Help proving there is a sequence of rational numbers

Question

I'm trying to prove the following:

Let $\Bbb Q$ be the countable set of rational numbers and $\{x_n\}_{n=1}^\infty$ be a sequence such that for every q $\in$ $\Bbb Q$ there is a $n \in \Bbb N$ with $x_n = q$. Prove that there is such a sequence $\{x_n\}$.

My initial thoughts for an attempt at a solution:

We know that $|\Bbb Q| = |\Bbb N|$ by the Cantor Theorem. Further, I can show that there is a bijection between $\Bbb Q$ and $\Bbb N$.

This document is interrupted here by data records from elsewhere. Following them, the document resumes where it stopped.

template <bool POOL, int DBG = 0>
__global__ __launch_bounds__(256, 1) void conv_stem_direct_h_kernel(StemDirectArgs p) {
    extern __shared__ __attribute__((aligned(16))) char sd_smem[];
    const int tid = threadIdx.x;
    const int lane = tid & 63;
    const int wave = __builtin_amdgcn_readfirstlane(tid >> 6);
    const int gq = lane >> 4, l15 = lane & 15;
    unsigned *const s_img_all = (unsigned *)(sd_smem + 2 * DPATCH_BYTES);

    const float a0 = fminf(fmaxf(__uint_as_float(*p.amax_in), 1e-30f), 1e30f);
    int e_;
    (void)frexpf(16384.0f / a0, &e_);
    const float s1 = ldexpf(1.0f, e_ - 1);
    const float inv1 = p.inv_sw1 / s1;
    float bound = 0.0f;
    for (int c = 0; c < 64; ++c) bound = fmaxf(bound, fabsf(p.b1 ? p.b1[c] : 0.0f) + a0 * p.sumw[c]);
    bound = fminf(fmaxf(bound, 1e-30f), 1e30f);
    (void)frexpf(32752.0f / bound, &e_);
    const float sx = ldexpf(1.0f, e_ - 1);
    const float inv2 = p.inv_sw2 / sx;

    const DirectPart part = direct_partition(p.nblk);
    const int n_mine = part.n_mine;
    if (n_mine <= 0) return;

    f16x8 wr[9][2][2];
#pragma unroll
    for (int tap = 0; tap < 9; ++tap)
#pragma unroll
        for (int ks = 0; ks < 2; ++ks)
#pragma unroll
            for (int hl = 0; hl < 2; ++hl) {
                wr[tap][ks][hl] = p.w2[(((wave * 9 + tap) * 2 + ks) * 2 + hl) * 64 + lane];
                asm volatile("" : "+a"(wr[tap][ks][hl]));
            }
    const u32x4 w1h = ((const u32x4 *)p.w1)[(wave * 2 + 0) * 64 + lane], w1l = ((const u32x4 *)p.w1)[(wave * 2 + 1) * 64 + lane];
    const f16x8 W1h = __builtin_bit_cast(f16x8, w1h), W1l = __builtin_bit_cast(f16x8, w1l);
    const float k1 = inv1 * sx;
    float b1s[4];
#pragma unroll
    for (int r = 0; r < 4; ++r) b1s[r] = (p.b1 ? p.b1[16 * wave + 4 * gq + r] : 0.0f) * sx;
    float4 bv2;
    bv2 = p.bias ? *(const float4 *)(p.bias + 16 * wave + 4 * gq) : make_float4(0.f, 0.f, 0.f, 0.f);

    int e_dst[3], e_rc[3];
#pragma unroll
    for (int j = 0; j < 3; ++j) {
        const int e = j * 256 + tid;
        const int ci = (e >= 240) + (e >= 480);
        const int rem = e - 240 * ci;
        const int r = (rem * 3277) >> 16, c = rem - 20 * r;
        e_dst[j] = e < SD_IMG ? (r * SD_IW + c) * 3 + ci : -1;
        e_rc[j] = (ci << 16) | (r << 8) | c;
    }
    typedef DirectBlk Blk;
    auto decode_blk = [&](int bi) { return direct_decode_blk(part, bi, p.gxb, p.gyb); };
    float raw[3];
    auto img_load = [&](const Blk &b) {
#pragma unroll
        for (int j = 0; j < 3; ++j) {
            const int ci = e_rc[j] >> 16, r = (e_rc[j] >> 8) & 255, c = e_rc[j] & 255;
            const int gy = b.by * 8 - 2 + r, gx = b.bx * 16 - 2 + c;
            const bool in = (e_dst[j] >= 0) & (gy >= 0) & (gy < p.H) & (gx >= 0) & (gx < p.W);
            raw[j] = in ? p.x0[((int64_t)(b.img * 3 + ci) * p.H + gy) * p.W + gx] : 0.0f;
        }
    };
    auto img_store = [&](unsigned *s_img) {
#pragma unroll
        for (int j = 0; j < 3; ++j)
            if (e_dst[j] >= 0) {
                const unsigned v = pack_pair(raw[j] * s1);
                s_img[e_dst[j]] = v;
                if ((e_rc[j] >> 16) == 2) s_img[SD_IMG + (e_rc[j] & 255) * 17 + ((e_rc[j] >> 8) & 255)] = v;
            }
    };

    int c1_src[12], c1_dst[12];
#pragma unroll
    for (int t = 0; t < 12; ++t) {
        int pp = 16 * t + l15;
        pp = pp < DPATCH_NPIX ? pp : DPATCH_NPIX - 1;
        const int pr = (pp * 3641) >> 16, pc = pp - 18 * pr;
        c1_src[t] = (gq < 3 ? ((pr + gq) * SD_IW + pc) * 3 : SD_IMG + (pc + 2) * 17 + pr) * 4;
        c1_dst[t] = DPATCH_OFF(pr, pc, 2 * wave + (gq >> 1), gq & 1);
    }
    for (int i = tid; i < 2 * 20 * 5; i += 256)
        s_img_all[(i / 100) * SD_IMGB + SD_IMG + ((i % 100) / 5) * 17 + 12 + (i % 5)] = 0u;
    unsigned pk[2][8];
    auto conv1_read = [&](int g, const unsigned *s_img) {
#pragma unroll
        for (int i = 0; i < 2; ++i) {
            const unsigned *ib = (const unsigned *)((const char *)s_img + c1_src[2 * g + i]);
#pragma unroll
            for (int j = 0; j < 8; ++j) pk[i][j] = ib[j];
        }
    };
    f32x4 c1[2];
    float c1v[2][4];
    auto conv1_piece = [&](int g, int piece, const Blk &b, char *patch) {
        const int i = piece & 1;
        if (piece < 2) {
            u32x4 ah, al;
#pragma unroll
            for (int d = 0; d < 4; ++d) {
                ah[d] = __builtin_amdgcn_perm(pk[i][2 * d + 1], pk[i][2 * d], 0x05040100u);
                al[d] = __builtin_amdgcn_perm(pk[i][2 * d + 1], pk[i][2 * d], 0x07060302u);
            }
            const f16x8 Ph = __builtin_bit_cast(f16x8, ah), Pl = __builtin_bit_cast(f16x8, al);
            c1[i] = __builtin_amdgcn_mfma_f32_16x16x32_f16(W1l, Ph, (f32x4)(0.0f), 0, 0, 0);
            c1[i] = __builtin_amdgcn_mfma_f32_16x16x32_f16(W1h, Pl, c1[i], 0, 0, 0);
            c1[i] = __builtin_amdgcn_mfma_f32_16x16x32_f16(W1h, Ph, c1[i], 0, 0, 0);
            asm volatile("" : "+v"(c1[i]));
            return;
        }
        if (piece < 4) {
#pragma unroll
            for (int r = 0; r < 4; ++r) c1v[i][r] = fmaxf(c1[i][r] * k1 + b1s[r], 0.0f);
            return;
        }
        const __half2 h01 = __floats2half2_rn(c1v[i][0], c1v[i][1]), h23 = __floats2half2_rn(c1v[i][2], c1v[i][3]);
        const float d0 = sub_half<0>(c1v[i][0], h01), d1 = sub_half<1>(c1v[i][1], h01);
        const float d2 = sub_half<0>(c1v[i][2], h23), d3 = sub_half<1>(c1v[i][3], h23);
        const __half2 l01 = __floats2half2_rn(d0, d1), l23 = __floats2half2_rn(d2, d3);
        if ((DBG & 16) == 0 && (2 * g + i < 11 || l15 < 4)) {
            char *d = patch + c1_dst[2 * g + i];
            *(uint2 *)d = make_uint2(*(const unsigned *)&h01, *(const unsigned *)&h23);
            *(uint2 *)(d + 128) = make_uint2(*(const unsigned *)&l01, *(const unsigned *)&l23);
        }
    };
    auto border_fixup = [&](const Blk &b, char *patch) {
        const int gy0 = b.by * 8 - 1, gx0 = b.bx * 16 - 1;
        if ((gy0 >= 0) & (gy0 + 10 <= p.H) & (gx0 >= 0) & (gx0 + 18 <= p.W)) return;
#pragma unroll
        for (int k = 0; k < 3; ++k) {
            const int pp = lane + 64 * k;
            const int pr = (pp * 3641) >> 16, pc = pp - 18 * pr;
            const int gy = gy0 + pr, gx = gx0 + pc;
            if (pp < DPATCH_NPIX && !((gy >= 0) & (gy < p.H) & (gx >= 0) & (gx < p.W))) {
                char *d = patch + pr * DPATCH_RP + pc * DPATCH_PP;
                const int c0 = ((2 * wave) ^ DPATCH_SWZ(pc)) << 4, c1_ = ((2 * wave + 1) ^ DPATCH_SWZ(pc)) << 4;
                *(uint4 *)(d + c0) = make_uint4(0u, 0u, 0u, 0u); *(uint4 *)(d + c1_) = make_uint4(0u, 0u, 0u, 0u);
                *(uint4 *)(d + 128 + c0) = make_uint4(0u, 0u, 0u, 0u); *(uint4 *)(d + 128 + c1_) = make_uint4(0u, 0u, 0u, 0u);
            }
        }
    };

    float my_amax = 0.0f;
    const int Ho = POOL ? p.H >> 1 : p.H, Wo = POOL ? p.W >> 1 : p.W;
    f32x4 eacc[8];
    Blk ecb = {0, 0, 0};
    bool e_ok = false;
    auto epi_piece = [&](int k) {
        const __amdgpu_buffer_rsrc_t rsY = buf_rsrc((const char *)(p.y + (int64_t)ecb.img * Ho * Wo * 64), (int64_t)Ho * Wo * 256, RSRC_LIM16);
        const int ox = ecb.bx * 16 + l15;
        const int ch_off = (16 * wave + 4 * gq) * 4;
        if (POOL) {
            const int py = ecb.by * 4 + k;
            float4 v;
            v.x = max_f32_xor1(max_f32(eacc[2 * k][0], eacc[2 * k + 1][0])); v.y = max_f32_xor1(max_f32(eacc[2 * k][1], eacc[2 * k + 1][1]));
            v.z = max_f32_xor1(max_f32(eacc[2 * k][2], eacc[2 * k + 1][2])); v.w = max_f32_xor1(max_f32(eacc[2 * k][3], eacc[2 * k + 1][3]));
            v.x = fmaxf(v.x * inv2 + bv2.x, 0.0f); v.y = fmaxf(v.y * inv2 + bv2.y, 0.0f);
            v.z = fmaxf(v.z * inv2 + bv2.z, 0.0f); v.w = fmaxf(v.w * inv2 + bv2.w, 0.0f);
            const bool store = e_ok & ((l15 & 1) == 0) & ((ox >> 1) < Wo) & (py < Ho);
            float m = max_f32(max_f32(v.x, v.y), max_f32(v.z, v.w));
            int off = (py * Wo + (ox >> 1)) * 256 + ch_off;
            asm volatile("" : "+v"(m), "+v"(off));
            my_amax = max_f32(my_amax, store ? m : 0.0f);
            u32x4 bits;
            bits.x = __float_as_uint(v.x); bits.y = __float_as_uint(v.y); bits.z = __float_as_uint(v.z); bits.w = __float_as_uint(v.w);
            if (!(DBG & 4)) __builtin_amdgcn_raw_buffer_store_b128(bits, rsY, store ? off : 0x7fffffff, 0, 0);
        } else {
#pragma unroll
            for (int r = 2 * k; r < 2 * k + 2; ++r) {
                const int oy = ecb.by * 8 + r;
                float4 v;
                v.x = fmaxf(eacc[r][0] * inv2 + bv2.x, 0.0f); v.y = fmaxf(eacc[r][1] * inv2 + bv2.y, 0.0f);
                v.z = fmaxf(eacc[r][2] * inv2 + bv2.z, 0.0f); v.w = fmaxf(eacc[r][3] * inv2 + bv2.w, 0.0f);
                const bool store = e_ok & (ox < p.W) & (oy < p.H);
                float m = max_f32(max_f32(v.x, v.y), max_f32(v.z, v.w));
                int off = (oy * p.W + ox) * 256 + ch_off;
                asm volatile("" : "+v"(m), "+v"(off));
                my_amax = max_f32(my_amax, store ? m : 0.0f);
                u32x4 bits;
                bits.x = __float_as_uint(v.x); bits.y = __float_as_uint(v.y); bits.z = __float_as_uint(v.z); bits.w = __float_as_uint(v.w);
                __builtin_amdgcn_raw_buffer_store_b128(bits, rsY, store ? off : 0x7fffffff, 0, 0);
            }
        }
    };

    f32x4 acc[8];
    int fr_off[3];
#pragma unroll
    for (int dx = 0; dx < 3; ++dx) fr_off[dx] = DPATCH_OFF(0, l15 + dx, gq, 0);
    f16x8 fh[3], fl[3];
    auto frag_read = [&](auto col_tag, auto r_tag, const char *patch) {
        constexpr int COL = decltype(col_tag)::value, R = decltype(r_tag)::value;
        constexpr int DX = COL >> 1, KS = COL & 1, SLOT = (R + COL) % 3;
        fh[SLOT] = *(const f16x8 *)(patch + fr_off[DX] + R * DPATCH_RP + KS * 64);
        fl[SLOT] = *(const f16x8 *)(patch + fr_off[DX] + R * DPATCH_RP + KS * 64 + 128);
    };
    auto rstep = [&](auto col_tag, auto r_tag, const char *patch, const unsigned *s_img, const Blk &nblk, char *npatch) {
        constexpr int COL = decltype(col_tag)::value, R = decltype(r_tag)::value;
        constexpr int DX = COL >> 1, KS = COL & 1, SLOT = (R + COL) % 3;
        if constexpr (DBG & 2) { }
        else if constexpr (R + 2 < 10) frag_read(col_tag, std::integral_constant<int, (R + 2) % 10>{}, patch);
        else if constexpr (COL < 5) frag_read(std::integral_constant<int, (COL + 1) % 6>{}, std::integral_constant<int, (R + 2) % 10>{}, patch);
        if constexpr (R == 0 && !(DBG & 1) && !(DBG & 8)) conv1_read(COL, s_img);
#pragma unroll
        for (int prod = 0; prod < 3; ++prod)
#pragma unroll
            for (int dy = 0; dy < 3; ++dy) {
                const int r = R - dy;
                if (r < 0 || r > 7) continue;
                const f16x8 a = prod == 2 ? wr[3 * dy + DX][KS][1] : wr[3 * dy + DX][KS][0];
                const f16x8 b = prod == 1 ? fl[SLOT] : fh[SLOT];
                acc[r] = __builtin_amdgcn_mfma_f32_16x16x32_f16(a, b, (COL == 0 && prod == 0 && dy == 0) ? (f32x4)(0.0f) : acc[r], 0, 0, 0);
            }
        if constexpr (R >= 2 && R <= 7 && !(DBG & 1)) conv1_piece(COL, R - 2, nblk, npatch);
        if constexpr (COL < 2 && (R == 1 || R == 8)) epi_piece(2 * COL + (R == 8 ? 1 : 0));
        __builtin_amdgcn_sched_group_barrier(0x100, R == 0 ? 18 : 2, 0);
        constexpr int NM = 3 * ((R < 2 ? R + 1 : 3) - (R > 7 ? R - 7 : 0)) + ((R == 2 || R == 3) ? 3 : 0);
#pragma unroll
        for (int m = 0; m < NM; ++m) {
            __builtin_amdgcn_sched_group_barrier(0x008, 1, 0);
            __builtin_amdgcn_sched_group_barrier(0x002, (COL < 2 && (R == 1 || R == 8)) ? 6 : 3, 0);
        }
        __builtin_amdgcn_sched_group_barrier(0x200, 2, 0);
        __builtin_amdgcn_sched_barrier(0);
    };
    auto edge = [&](auto col_tag, const char *patch, const unsigned *s_img) {
        constexpr int COL = decltype(col_tag)::value;
        constexpr int DX = COL >> 1, KS = COL & 1, SLOT = (9 + COL) % 3;
        constexpr int DX2 = (COL + 1) >> 1, KS2 = (COL + 1) & 1, SLOT2 = (COL + 1) % 3;
        if constexpr (!(DBG & 2)) frag_read(std::integral_constant<int, COL + 1>{}, std::integral_constant<int, 1>{}, patch);
        if constexpr (!(DBG & 1) && !(DBG & 8)) conv1_read(COL + 1, s_img);
#pragma unroll
        for (int prod = 0; prod < 3; ++prod) {
            acc[7] = __builtin_amdgcn_mfma_f32_16x16x32_f16(prod == 2 ? wr[6 + DX][KS][1] : wr[6 + DX][KS][0], prod == 1 ? fl[SLOT] : fh[SLOT], acc[7], 0, 0, 0);
            acc[0] = __builtin_amdgcn_mfma_f32_16x16x32_f16(prod == 2 ? wr[DX2][KS2][1] : wr[DX2][KS2][0], prod == 1 ? fl[SLOT2] : fh[SLOT2], acc[0], 0, 0, 0);
        }
        if constexpr (!(DBG & 2)) frag_read(std::integral_constant<int, COL + 1>{}, std::integral_constant<int, 2>{}, patch);
        __builtin_amdgcn_sched_group_barrier(0x100, 10, 0);
#pragma unroll
        for (int m = 0; m < 6; ++m) {
            __builtin_amdgcn_sched_group_barrier(0x008, 1, 0);
            __builtin_amdgcn_sched_group_barrier(0x002, 3, 0);
        }
        __builtin_amdgcn_sched_barrier(0);
    };
    auto column = [&](auto col_tag, const char *patch, const unsigned *s_img, const Blk &nblk, char *npatch) {
        constexpr int COL_ = decltype(col_tag)::value;
        if constexpr (COL_ == 0) rstep(col_tag, std::integral_constant<int, 0>{}, patch, s_img, nblk, npatch);
        rstep(col_tag, std::integral_constant<int, 1>{}, patch, s_img, nblk, npatch);
        rstep(col_tag, std::integral_constant<int, 2>{}, patch, s_img, nblk, npatch); rstep(col_tag, std::integral_constant<int, 3>{}, patch, s_img, nblk, npatch);
        rstep(col_tag, std::integral_constant<int, 4>{}, patch, s_img, nblk, npatch); rstep(col_tag, std::integral_constant<int, 5>{}, patch, s_img, nblk, npatch);
        rstep(col_tag, std::integral_constant<int, 6>{}, patch, s_img, nblk, npatch); rstep(col_tag, std::integral_constant<int, 7>{}, patch, s_img, nblk, npatch);
        rstep(col_tag, std::integral_constant<int, 8>{}, patch, s_img, nblk, npatch);
        if constexpr (COL_ == 5) rstep(col_tag, std::integral_constant<int, 9>{}, patch, s_img, nblk, npatch);
        else edge(col_tag, patch, s_img);
    };
#define SD_C(T) std::integral_constant<int, T>{}

    [[maybe_unused]] unsigned long long t_main = 0, t_epi = 0, t_bar = 0, t1 = 0, t2 = 0, t3 = 0;
    Blk cb = decode_blk(0);
    img_load(cb);
    img_store(s_img_all);
    Blk nb = decode_blk(1);
    img_load(nb);
    __syncthreads();
#pragma unroll
    for (int g = 0; g < 6; ++g) {
        conv1_read(g, s_img_all);
#pragma unroll
        for (int piece = 0; piece < 6; ++piece) conv1_piece(g, piece, cb, sd_smem);
        __builtin_amdgcn_sched_barrier(0);
    }
    border_fixup(cb, sd_smem);
    img_store(s_img_all + SD_IMGB);
    __syncthreads();
    for (int bi = 0; bi < n_mine; ++bi) {
        const int cur = bi & 1;
        const char *const patch = sd_smem + cur * DPATCH_BYTES;
        char *const npatch = sd_smem + (cur ^ 1) * DPATCH_BYTES;
        const unsigned *const s_img_next = s_img_all + (cur ^ 1) * SD_IMGB;
        const Blk nnb = decode_blk(bi + 2);
        img_load(nnb);
        if (SD_PROF) t1 = __builtin_amdgcn_s_memtime();
        frag_read(SD_C(0), SD_C(0), patch);
        frag_read(SD_C(0), SD_C(1), patch);
        column(SD_C(0), patch, s_img_next, nb, npatch); column(SD_C(1), patch, s_img_next, nb, npatch); column(SD_C(2), patch, s_img_next, nb, npatch);
        column(SD_C(3), patch, s_img_next, nb, npatch); column(SD_C(4), patch, s_img_next, nb, npatch); column(SD_C(5), patch, s_img_next, nb, npatch);
        if (!(DBG & 1)) border_fixup(nb, npatch);
        if (SD_PROF) { t2 = __builtin_amdgcn_s_memtime(); t_main += t2 - t1; }
        img_store(s_img_all + cur * SD_IMGB);
#pragma unroll
        for (int r = 0; r < 8; ++r) eacc[r] = acc[r];
        ecb = cb;
        e_ok = true;
        if (SD_PROF) { t3 = __builtin_amdgcn_s_memtime(); t_epi += t3 - t2; }
        __syncthreads();
        if (SD_PROF) t_bar += __builtin_amdgcn_s_memtime() - t3;
        cb = nb;
        nb = nnb;
    }
#pragma unroll
    for (int k = 0; k < 4; ++k) epi_piece(k);
#ifdef CSLAM_ABLATIONS
    if (sd_prof && blockIdx.x == 0 && tid == 0) { sd_prof[0] = t_main; sd_prof[1] = t_epi; sd_prof[2] = t_bar; sd_prof[3] = 0; sd_prof[4] = (unsigned long long)n_mine; }
#endif

    if (p.amax_out) {
        __syncthreads();
        amax_publish(my_amax, p.amax_out, sd_smem, tid, lane);
    }
}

If I define $\{x_n\}_{n=1}^\infty$ as some relation between $(p,q) \in \Bbb Z \times \Bbb Z$, will ths properly prove that such a sequence exists?

Answer 1

It is actually quit easy once you know that $|\mathbb{Q}|=|\mathbb{N}|$ as this implies that there exists a bijection $f:\mathbb{N}\rightarrow \mathbb{Q}$. Now simply let $x_n = f(n)$.

Answer 2

The answer to this question is going to depend upon what you have available as definitions. Where I come from, a sequence of elements from a set $S$ is just a function $f:\mathbb{N}\rightarrow S$; if that is the case for you, since you already know there is a bijection from $\mathbb{N}$ to $\mathbb{Q}$ you are done!

If you wanted to explicitly write down such a sequence, then yes, you will probably want to start with a surjection from $\mathbb{N}$ to $\mathbb{Z}\times \mathbb{Z}$, and then a surjection from $\mathbb{Z}\times \mathbb{Z}$ to $\mathbb{Q}$. The composition of these functions will be a sequence that hits every rational number.

How to build such surjections? You could define $f:\mathbb{N}\rightarrow \mathbb{Z}\times \mathbb{Z}$ in pieces, say by sending numbers of the form $2^i3^j$ to $(i,j)$, numbers of the form $5^i7^j$ to $(-i,-j)$, numbers of the form $11^i13^j$ to $(i,-j)$, and numbers of the form $17^i19^j$ to $(-i,j)$, with everything else sent to $(0,0)$. You could define $g:\mathbb{Z}\times \mathbb{Z} \rightarrow \mathbb{Q}$ by sending $(0,q)$ and $(p,0)$ to $0$, and all other $(p,q)$ to $p/q$.